The Marvel Pay Copy continues to be the real wild card in this. The July dates are payment dates; that’s pretty clear. But was Jacquet or his associate going through an issue they had in hand and marking checks as they sent them — meaning they had the comic book in July — or were they using the file copy later on as a double-check, just making sure once the issue is in hand that everyone’s gotten their money? Because those dates could have been written at any time, August, September, or October.

There is another concern that comes out of seeing a publisher start from a one-month gap and go to a two- or three-month gap, because it means we’re doubling up on issues at some point on the true monthlies. If we’ve got...

Jan ship, Feb cover
Feb ship, Mar cover
Mar ship, Apr cover

...and we somehow go to what we had later...

Jan ship, Apr cover
Feb ship, May cover
Mar ship, Jun cover

...then we’ve got months where two comic books coming out, and they just kept advancing the cover date. Now, this is common practice for magazine publishers, slipping a 13th issue into the year and advancing cover dates (as opposed to inserting a “Summer” issue” or whatever). The ship-date-to-cover-date gap grows, but you’d only know when the shift happened by recording every arrival date. Particularly if issues are released on a four-week system, an added 13th issue would be imperceptible.
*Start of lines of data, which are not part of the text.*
template <int DQ, int KM>
hipError_t launch_duo_mix(const IncStepArgs& a, hipStream_t st)
{
    constexpr int C = duo_chunk_mix(DQ, KM);
    const size_t lds = sizeof(double) * 2 * C * (1 + KM) * 4 * DQ;
    const bool unit_t = a.s.temperature == 1.0;
    typedef void (*kern_t)(const IncStepArgs);
    const bool box0 = a.box && a.box_lo == 0.0 && a.box_hi > 0.0 && a.box_hi < INFINITY;
    static const kern_t kerns[4] = {
        step_duo_mix_kernel<DQ, KM, false, false>, step_duo_mix_kernel<DQ, KM, true, false>,
        step_duo_mix_kernel<DQ, KM, false, true>, step_duo_mix_kernel<DQ, KM, true, true>};
    const std::string stem = "mcmc::step_duo_mix_kernel<" + std::to_string(DQ) + ", " + std::to_string(KM);
    static const std::string names[4] = {stem + ", false>", stem + ", true>", stem + ", false, box>",
                                         stem + ", true, box>"};
    const int v = (unit_t ? 1 : 0) + (box0 ? 2 : 0);
    if (lds > 40 * 1024) {
        hipError_t e = hipFuncSetAttribute((const void*)kerns[v],
                                           hipFuncAttributeMaxDynamicSharedMemorySize, (int)lds);
        if (e != hipSuccess) return e;
    }
    mcmc_hip_note_step_kernel(names[v].c_str());
    hipLaunchKernelGGL(kerns[v], dim3(a.s.W / 128), dim3(256), lds, st, a);
    return hipGetLastError();
}

template <int DQ>
hipError_t dispatch_duo_mix(const IncStepArgs& a, hipStream_t st)
{
    if constexpr (DQ > MCMC_DUO_DQ_HI) {
        return hipErrorInvalidValue;
    } else {
        if (a.dq == DQ) {
            if (!duo_serves(a.n_modes, DQ)) return hipErrorInvalidValue;
            if constexpr (duo_serves(4, DQ)) {
                if (a.n_modes == 4) return launch_duo_mix<DQ, 4>(a, st);
            }
            if constexpr (duo_serves(3, DQ)) {
                if (a.n_modes == 3) return launch_duo_mix<DQ, 3>(a, st);
            }
            return a.n_modes == 2 ? launch_duo_mix<DQ, 2>(a, st) : hipErrorInvalidValue;
        }
        return dispatch_duo_mix<DQ + 1>(a, st);
    }
}

#if MCMC_DUO_DQ_LO == 1
#ifndef MCMC_DUO1_SPLIT
#define MCMC_DUO1_SPLIT 1
#endif
template <bool SPLIT>
__host__ __device__ constexpr int duo1_off(int e) { return SPLIT ? 2 * e : 4 * (e >> 1) + (e & 1); }
template <bool SPLIT>
__device__ __forceinline__ int duo1_dim(int e, int h) { return duo1_off<SPLIT>(e) + (SPLIT ? h : 2 * h); }
template <bool SPLIT>
__device__ __forceinline__ double duo1_sum(double q0, double q1)
{
    if constexpr (SPLIT) {
        const double lo = q0 + pair_swap(q0), hi = q1 + pair_swap(q1);
        return lo + hi;
    } else {
        return duo_sum(q0, q1);
    }
}
__host__ __device__ constexpr int duo1_chunk(int dq)
{
    int c = ((80 * 1024 - 16896 - 2048) / (2 * 64 * dq)) & ~3;
    return c > 64 ? 64 : c;
}

template <int DQ, int NE, bool SPLIT, bool UNIT_T>
__global__ void __launch_bounds__(256, 2) step_inc_duo_kernel(const IncStepArgs a)
{
    extern __shared__ __attribute__((aligned(16))) double2 smem2[];
    constexpr int COLB = 4 * DQ, dpad = 4 * DQ;
    constexpr int C = duo1_chunk(DQ);
    constexpr int CHUNK = C * COLB;
    static_assert(SPLIT ? (NE == 2 * DQ || NE == 2 * DQ - 1) : NE == 2 * DQ, "dimensions per lane");
    const StepArgs& s = a.s;
    const int tid = threadIdx.x, h = tid & 1, wave = tid >> 6, lane = tid & 63;
    const int W = s.W, d = a.d;
    const int w = blockIdx.x * 128 + (tid >> 1);
    const int g = __builtin_amdgcn_readfirstlane(w / s.group_size);
    const int ncols = s.n_steps;
    const int set_cols = a.vu_cols > 0 ? a.vu_cols : ncols;
    const double2* __restrict__ gVU = (const double2*)a.VU + ((size_t)g * set_cols + (size_t)a.col0) * COLB;
    auto stage = [&](int k) {
        const int first = k * C;
        if (first >= ncols) return;
        const int cols = ncols - first < C ? ncols - first : C;
        const int bytes = cols * COLB * 16;
        const char* src = (const char*)(gVU + (size_t)first * COLB);
        char* dst = (char*)(smem2 + (k & 1) * CHUNK);
        for (int kb = wave; kb * 1024 < bytes; kb += 4) {
            if (kb * 1024 + lane * 16 < bytes)
                stage16_dma<MCMC_DUO1_DMA_HIDDEN != 0>(dst + kb * 1024, src + kb * 1024 + lane * 16);
        }
    };
    const bool refresh_y = (a.anchor & 2) != 0;
    if (!refresh_y) stage(0);
    const double blo = a.box_lo, bhi = a.box_hi;
    const unsigned bhi_word = (unsigned)__double2hiint(bhi);
    double x[NE], y[NE];
#pragma unroll
    for (int e = 0; e < NE; ++e) {
        const int i = duo1_dim<SPLIT>(e, h);
        const bool in = i < d;
        x[e] = in ? s.x[(size_t)i * W + w] : 0.5 * (blo + bhi);
        y[e] = in ? a.y[(size_t)i * W + w] : 0.0;
    }
    double lpost = s.logpost[w], lpri = s.logprior[w], llik = s.loglike[w];
    __shared__ pair_t sRE[kDuoStagedPairs];
    if (refresh_y) {
        constexpr int TW = 8, SD = (dpad + TW - 1) / TW * TW;
        static_assert(128 * SD <= 4 * CHUNK, "the chunk buffers hold the deviations of the workgroup's walkers");
        static_assert(sizeof(pair_t) * kDuoStagedPairs >= sizeof(double) * dpad * TW, "the tile fits sRE");
        double* const sdev = (double*)smem2 + (size_t)(tid >> 1) * SD;
        double* const tile = (double*)sRE;
        for (int i = h; i < SD; i += 2) sdev[i] = 0.0;
#pragma unroll
        for (int e = 0; e < NE; ++e) {
            const int i = duo1_dim<SPLIT>(e, h);
            if (i < d) sdev[i] = x[e] - a.mean[i];
            y[e] = 0.0;
        }
        for (int i0 = 0; i0 < d; i0 += TW) {
            __syncthreads();
            for (int e = tid; e < dpad * TW; e += 256) {
                const int j = e / TW, i = i0 + e % TW;
                tile[e] = (j < d && i < d) ? a.Lrow[(size_t)j * d + i] : 0.0;
            }
            __syncthreads();
            const lds_doubles pt = relaunder(tile + (SPLIT ? h : 2 * h) * TW), pd = relaunder(sdev + i0);
#pragma unroll
            for (int ii = 0; ii < TW; ++ii) {
                const double dv = pd[ii];
#pragma unroll
                for (int e = 0; e < NE; ++e) y[e] = fma(pt[duo1_off<SPLIT>(e) * TW + ii], dv, y[e]);
            }
        }
        __syncthreads();
        stage(0);
    }
    if (a.anchor) {
        double pa0 = 0.0, pa1 = 0.0;
#pragma unroll
        for (int e = 0; e < NE; ++e) {
            if (e & 1) pa1 = fma(y[e], y[e], pa1);
            else pa0 = fma(y[e], y[e], pa0);
        }
        llik = -0.5 * (s.cnorm0 + duo1_sum<SPLIT>(pa0, pa1));
        lpost = lpri + llik;
    }
    int wt = s.weight[w], prej = s.prior_rej[w], burn = s.burn_left[w];
    long long nacc0 = s.n_accept[w];
    int nacc = 0;
    const cdoubles gUU = (cdoubles)(unsigned long long)(a.UU + (size_t)g * set_cols + (size_t)a.col0);
    const uint32_t gid = s.walker0 + (uint32_t)w;
    const double mt10 = s.max_tries * 10.0;
    const int lim1 = s.max_tries < 2.0e9 ? (int)floor(s.max_tries) : 0x7fffffff;
    const int lim10 = mt10 < 2.0e9 ? (int)floor(mt10) : 0x7fffffff;
    __shared__ dpair_t short_log_lds[SHORT_LOG_TABLE_SIZE];
    const short_log_tab slog = short_log_load(short_log_lds);
    dma_wait();
    __syncthreads();
    if constexpr (MCMC_DUO1_DMA_HIDDEN != 0) {
        asm volatile("" : "+v"(lpost), "+v"(lpri), "+v"(llik), "+v"(wt), "+v"(prej), "+v"(burn), "+v"(nacc0));
#pragma unroll
        for (int e = 0; e < NE; ++e) asm volatile("" : "+v"(x[e]), "+v"(y[e]));
    }
    bool burning = lanes(burn > 0) != 0ull;
    unsigned long long cur_oct = ~0ull;
    DuoVariates sv;
    sv.init(sRE, wave, lane);
    const int hw_slot = hw_wave_slot();

    for (int base = 0, k = 0; base < ncols; base += C, ++k) {
        const double2* __restrict__ cur = smem2 + (k & 1) * CHUNK;
        stage(k + 1);
        const int cols = __builtin_amdgcn_readfirstlane(ncols - base < C ? ncols - base : C);
        unsigned coff = lds_offset(cur + (SPLIT ? h : 2 * h));
#pragma unroll 1
        for (int sl = 0; sl < cols; ++sl, coff += COLB * 16) {
            const unsigned long long S = s.step0 + (unsigned long long)(base + sl);
            if ((S >> 3) != cur_oct) {
                cur_oct = S >> 3;
                rotate_priority<2>(hw_slot);
#pragma unroll 1
                for (int q = 0; q < 2; ++q) {
                    PairRng pr;
                    pr.run_lazy(s.key0, s.key1, gid, (cur_oct << 2) + (unsigned long long)(2 * h + q), slog);
                    sv.put(sRE, wave, lane, h, q, pr);
                }
                sv.seek(S);
            }
            double r, Ea;
            sv.fetch(r, Ea);
            sv.next();
            pair_t pk[NE];
            const lds_pairs col = (lds_pairs)(unsigned long long)coff;
#pragma unroll
            for (int e = 0; e < NE; ++e) pk[e] = col[duo1_off<SPLIT>(e)];
            unsigned hmx = 0u;
            double pc0 = 0.0, pc1 = 0.0;
            {
                constexpr int G = MCMC_DUO1_LADDER;
                static_assert(G >= 1, "pairs per rung");
                __builtin_amdgcn_sched_barrier(0);
#pragma unroll
                for (int e0 = 0; e0 < NE; e0 += G) {
                    const int e1 = e0 + G < NE ? e0 + G : NE;
#pragma unroll
                    for (int q = 0; q < e1 - e0; ++q) {
                        const int e = q == 0 ? e1 - 1 : e0 + q - 1;
                        const unsigned hw = (unsigned)__double2hiint(fma(r, pk[e].x, x[e]));
                        hmx = hmx > hw ? hmx : hw;
                    }
#pragma unroll
                    for (int e = e0; e < e1; ++e) {
                        if (e & 1) pc1 = fma(y[e], pk[e].y, pc1);
                        else pc0 = fma(y[e], pk[e].y, pc0);
                    }
                    __builtin_amdgcn_sched_barrier(0);
                }
                asm volatile("" : "+v"(pc0), "+v"(pc1));
            }
            const double uu = gUU[base + sl];
            unsigned long long inside_m = lanes(pair_max_u32(hmx) < bhi_word);
            if (inside_m != lanes(true)) {
                unsigned long long inb = ~0ull;
#pragma unroll
                for (int e = 0; e < NE; ++e) {
                    const double t = fma(r, pk[e].x, x[e]);
                    inb &= lanes(t <= bhi) & lanes(t >= blo);
                }
                inside_m = pair_all_mask(inb);
            }
            const double yu = duo1_sum<SPLIT>(pc0, pc1);
            const double mhr = -0.5 * r;
            const double lp = s.uniform_logp;
            const double ll = fma(mhr, fma(r, uu, yu + yu), llik);
            const double lt = lp + ll;
            const double delta = UNIT_T ? (lpost - lt) : (lpost - lt) / s.temperature;
            const unsigned long long up_m = UNIT_T ? 0ull : lanes(lt > lpost);
            const unsigned long long acc_m =
                inside_m & (up_m | accept_lanes(Ea, delta, a.accept_slack, s.key0, s.key1, gid, S, slog));
            const bool accept = __builtin_amdgcn_inverse_ballot_w64(acc_m);
            llik = accept ? ll : llik;
            int lim = lim1;
            if (burning) {
                lim = burn > 0 ? lim10 : lim1;
                burn -= (accept & (burn > 0)) ? 1 : 0;
                burning = lanes(burn > 0) != 0ull;
            }
            const double ra = accept ? r : 0.0;
#pragma unroll
            for (int e = 0; e < NE; ++e) {
                x[e] = fma(ra, pk[e].x, x[e]);
                y[e] = fma(ra, pk[e].y, y[e]);
            }
            lpost = accept ? lt : lpost;
            {
                const bool inside = __builtin_amdgcn_inverse_ballot_w64(inside_m);
                prej = accept ? 0 : (prej + (inside ? 0 : 1));
                wt = accept ? 1 : wt + 1;
                nacc += accept ? 1 : 0;
            }
            if (wt - prej > lim && h == 0) atomicCAS(s.stuck, 0, 1 + (int)gid);
        }
        dma_wait();
        __syncthreads();
    }
    int we = w, he = h;
    asm volatile("" : "+v"(we), "+v"(he));
#pragma unroll
    for (int e = 0; e < NE; ++e) {
        const int i = duo1_dim<SPLIT>(e, he);
        if (i < d) {
            s.x[(size_t)i * W + we] = x[e];
            a.y[(size_t)i * W + we] = y[e];
        }
    }
    if (h == 0) {
        s.logpost[we] = lpost; s.logprior[we] = lpri; s.loglike[we] = llik;
        s.weight[we] = wt; s.prior_rej[we] = prej; s.burn_left[we] = burn;
        s.n_accept[we] = nacc0 + nacc;
    }
    wave_add_accepts(s.accept_total, (h == 0) ? nacc : 0);
}

__global__ void __launch_bounds__(256) accept_estimate_error_kernel(double* err, uint32_t* at)
{
    __shared__ dpair_t short_log_lds[SHORT_LOG_TABLE_SIZE];
    const short_log_tab slog = short_log_load(short_log_lds);
    __shared__ double serr[256];
    __shared__ uint32_t sat[256];
    __syncthreads();
    const unsigned long long n = 1ull << 28, stride = (unsigned long long)gridDim.x * 256ull;
    double worst = -1.0;
    uint32_t where = 0u;
    for (unsigned long long k = 1ull + blockIdx.x * 256ull + threadIdx.x; k < n; k += stride) {
        const uint32_t ka = (uint32_t)k;
        const double e = fabs((double)accept_estimate(ka) - neg_log_short(2u * ka + 1u, 29, slog));
        if (e > worst || e != e) { worst = e; where = ka; }
    }
    serr[threadIdx.x] = worst;
    sat[threadIdx.x] = where;
    __syncthreads();
    if (threadIdx.x == 0) {
        for (int i = 1; i < 256; ++i)
            if (serr[i] > worst || serr[i] != serr[i]) { worst = serr[i]; where = sat[i]; }
        err[blockIdx.x] = worst;
        at[blockIdx.x] = where;
    }
}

But it does create challenges if we're trying to figure out when certain historic issues actually shipped. This is side project #24 here at Comichron, but there does seem to be enough information out there to at least sketch out a skeletal framework of the changing shipping-versus-cover date gaps for each publisher across time.

As Ron Goulart writes in Comic Book Culture, money was an issue for Major Wheeler-Nicholson on New Fun, and "he often didn't get around to paying his artists the small fees — usually five dollars per page — he'd promised them." Lloyd Jacquet himself quit after months of non-payment, as did his successors Sheldon Stark and cartoonist Whitney Ellsworth, Gerard Jones writes in Men of Tomorrow. Maybe a Pay Copy of New Fun would have come in handy for the major — especially if it were valued at today's prices!